В доме, до отказа населённом эмигрантами из Марокко и Эфиопии, лифта не было. На перилах лестницы, по которой мы поднимались на четвёртый этаж, – развешенные на время уборки квартир ковры. Вся кухонная мебель в квартире сработана руками Юрия Абрамовича. Три небольшие комнаты: две спальни, столовая-гостиная. Полностью перевезённая сюда фонотека и проигрыватель. На стене – портрет отца Киры, скончавшегося после чернобыльской катастрофы. Новое приобретение – кондиционер (мазган), без которого на последнем этаже в беспощадную жару октября того года впору было бы расплавиться.

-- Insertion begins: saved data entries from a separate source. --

template <bool SEG>
__device__ __forceinline__ void mum_runs_body(const GenomeTab &tab, int span, const uint32_t *__restrict__ tmask,
                                              const uint32_t *__restrict__ tpos, uint32_t P, int all,
                                              uint32_t *__restrict__ cand, uint32_t *__restrict__ counters,
                                              const uint32_t *__restrict__ seg, uint32_t nseg, uint32_t p0, uint32_t cand_cap)
{
    __shared__ uint32_t lds[8];
    __shared__ uint32_t s_base;
    __shared__ uint32_t s_mask[RUNS_HALO + RUNS_TILE];
    const uint32_t base = p0 + blockIdx.x * RUNS_TILE;
    const int N = tab.nseq;
    uint32_t flags = 0, cnt = 0;
    uint32_t mm[RUNS_ITEMS];
    uint32_t hits = 0;
// ... 14 lines not shown
        __syncthreads();
        const int lane = threadIdx.x & 63;
        uint32_t dd[RUNS_ITEMS];
        uint32_t pend = 0, any = 0;
#pragma unroll
        for (int it = 0; it < RUNS_ITEMS; it++) {
            dd[it] = 0;
            const uint32_t m = mm[it];
            uint64_t left = __ballot(m != 0);
            if (left == 0) continue;
            const uint32_t p = base + it * 256 + threadIdx.x;
            const int a = m ? __ffs(m) - 1 : 0;
            uint32_t g0 = tab.gpos_off[a];
            if (SEG) { if (m) { const uint32_t *sg = seg + (size_t)a * (nseg + 1); g0 += sg[seg_of(sg, nseg, p - g0)]; } }
            const uint32_t lim = m ? min((uint32_t)span, p - g0) : 0u;
            const uint32_t mprev = s_mask[RUNS_HALO + it * 256 + threadIdx.x - 64];
            uint32_t d = 0;
            while (left) {
                const uint32_t mv = (uint32_t)__builtin_amdgcn_readlane((int32_t)m, __ffsll((unsigned long long)left) - 1);
                const uint64_t Bc = __ballot(m == mv), Bp = __ballot(mprev == mv);
                left &= ~Bc;
                const uint64_t W = lane ? ((Bp >> lane) | (Bc << (64 - lane))) : Bp;
                const uint32_t dist = W ? (uint32_t)__clzll((long long)W) + 1u : 0u;
                d = m == mv ? dist : d;
            }
            const bool pd = d != 0 && d <= lim, cd = m != 0 && !pd;
            dd[it] = pd ? d : 0u;
            pend |= (pd ? 1u : 0u) << it; any |= pd ? m : 0u;
            flags |= (cd ? 1u : 0u) << it; cnt += cd ? 1u : 0u;
        }
        uint32_t sa_bits = 0, sq_bits = 0, bad = 0;
        const uint32_t base_h = base >= RUNS_HALO ? base - RUNS_HALO : 0u;
        const uint32_t *tb = tpos + (size_t)base_h * N;
        constexpr int RB = 8;
#pragma unroll
        for (int i0 = 0; i0 < RUNS_ITEMS; i0 += RB) {
            if (!__any((pend >> i0) & ((1u << RB) - 1u))) continue;
            for (int g = 0; g < N; g++) {
                if (!__any((any >> g) & 1u)) continue;
                uint32_t vp[RB], vq[RB];
#pragma unroll
                for (int i = 0; i < RB; i++) {
                    const int it = i0 + i;
                    const uint32_t po = base - base_h + it * 256 + threadIdx.x;
                    const bool mine = ((pend >> it) & 1u) && ((mm[it] >> g) & 1u);
                    vp[i] = tb[mine ? po * (uint32_t)N + (uint32_t)g : 0u];
                    vq[i] = tb[mine ? (po - dd[it]) * (uint32_t)N + (uint32_t)g : 0u];
                }
#pragma unroll
                for (int i = 0; i < RB; i++) {
                    const int it = i0 + i;
                    const bool mine = ((pend >> it) & 1u) && ((mm[it] >> g) & 1u);
                    const bool first = g == __ffs(mm[it]) - 1;
                    sa_bits |= (mine && first) ? (vp[i] >> 31) << it : 0u; sq_bits |= (mine && first) ? (vq[i] >> 31) << it : 0u;
                    const uint32_t o = (vp[i] >> 31) ^ ((sa_bits >> it) & 1u);
                    const uint32_t pp = vp[i] & 0x7fffffffu, pq = vq[i] & 0x7fffffffu;
                    const bool off = (((vq[i] >> 31) ^ ((sq_bits >> it) & 1u)) != o) || !(o ? (pq == pp + dd[it]) : (pq + dd[it] == pp));
                    bad |= (mine && !first && off) ? 1u << it : 0u;
                }
            }
        }
        const uint32_t again = pend & bad;
#pragma unroll
        for (int it = 0; it < RUNS_ITEMS; it++) {
            if (!((again >> it) & 1u)) continue;
            const uint32_t p = base + it * 256 + threadIdx.x, m = mm[it];
            const int a = __ffs(m) - 1;
// ... 187 lines not shown
                bool a = k >= kmin && k <= kmax && ext_window_clean(M1[0], lane, sh);
                if (masks) a = a && !ext_blocked(comp, nc, sh.span, k);
                const uint64_t A = __ballot(a);
                const int p = walk_round(A, sh.span, done);
                cur += p;
            }
            khi = cur;
        }
        if (lane == 0) mlen[ci] = (int32_t)(khi - klo) + sh.span;
        if (lane < N) {
            int32_t st = 0;
            if (mask >> lane & 1) {
                const ExtComp &C = comp[__popc(mask & ((1u << lane) - 1u))];
                st = C.rev ? (int32_t)(-(C.pos - khi + 1)) : (int32_t)(C.pos + klo + 1);
            }
            mstart[(size_t)ci * N + lane] = st;
        }
        __threadfence_block();
#ifdef MAUVE_EXT_STATS
        st_rounds += st_r; st_right += __builtin_amdgcn_s_memrealtime() - st_c2;
#endif
    }
#ifdef MAUVE_EXT_STATS
    if (lane == 0) {
        const unsigned long long dt = __builtin_amdgcn_s_memrealtime() - st_t0;
        atomicAdd(&g_ext_stats[0], st_rounds); atomicAdd(&g_ext_stats[2], dt); atomicMax(&g_ext_stats[3], dt); atomicAdd(&g_ext_stats[4], 1ULL); atomicMax(&g_ext_stats[5], st_rounds);
        atomicAdd(&g_ext_stats[1], st_setup); atomicAdd(&g_ext_stats[6], st_left); atomicAdd(&g_ext_stats[7], st_right);
    }
#endif
}
bool seed_trace_on() { static const bool v = getenv("MAUVE_TRACE") != nullptr; return v; }
static bool no_tiny() { static const bool v = getenv("MAUVE_NO_TINY") != nullptr; return v; }
static uint32_t list_cap_env() { static const uint32_t v = getenv("MAUVE_LIST_CAP") ? (uint32_t)strtoul(getenv("MAUVE_LIST_CAP"), nullptr, 10) : 0u; return v; }
uint32_t canon_device_min() { static const uint32_t v = getenv("MAUVE_CANON_DEVICE_MIN") ? (uint32_t)atol(getenv("MAUVE_CANON_DEVICE_MIN")) : 16384u; return v; }
bool seedpass_wide(int64_t total_windows)
{
    static const bool force = [] { const char *e = getenv("MAUVE_WIDE_INDEX"); return e && e[0] == '1' && e[1] == 0; }();
    return force || total_windows >= (1LL << 31);
}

Было часа четыре того первого израильского дня, когда Кира вдруг подозвала меня к окну:
– Скорее, скорее сюда! Смотрите!
Окна выходили на долину. Виднелись пахотные земли, лес. Но Кира торопила взглянуть не на пейзаж, а на свет. Она караулила миг, чтобы застичь начало его семи-десятиминутного феерического царствования. Казалось, будто свет медленно переливают из одного гигантского небесного кувшина в другой. Розовато-синевато-лиловое волшебство стремительно превращало день в сумерки. Возможность видеть такое чудо я после этого дня сторожила сама, ожидая его, как ежедневного Воскресения.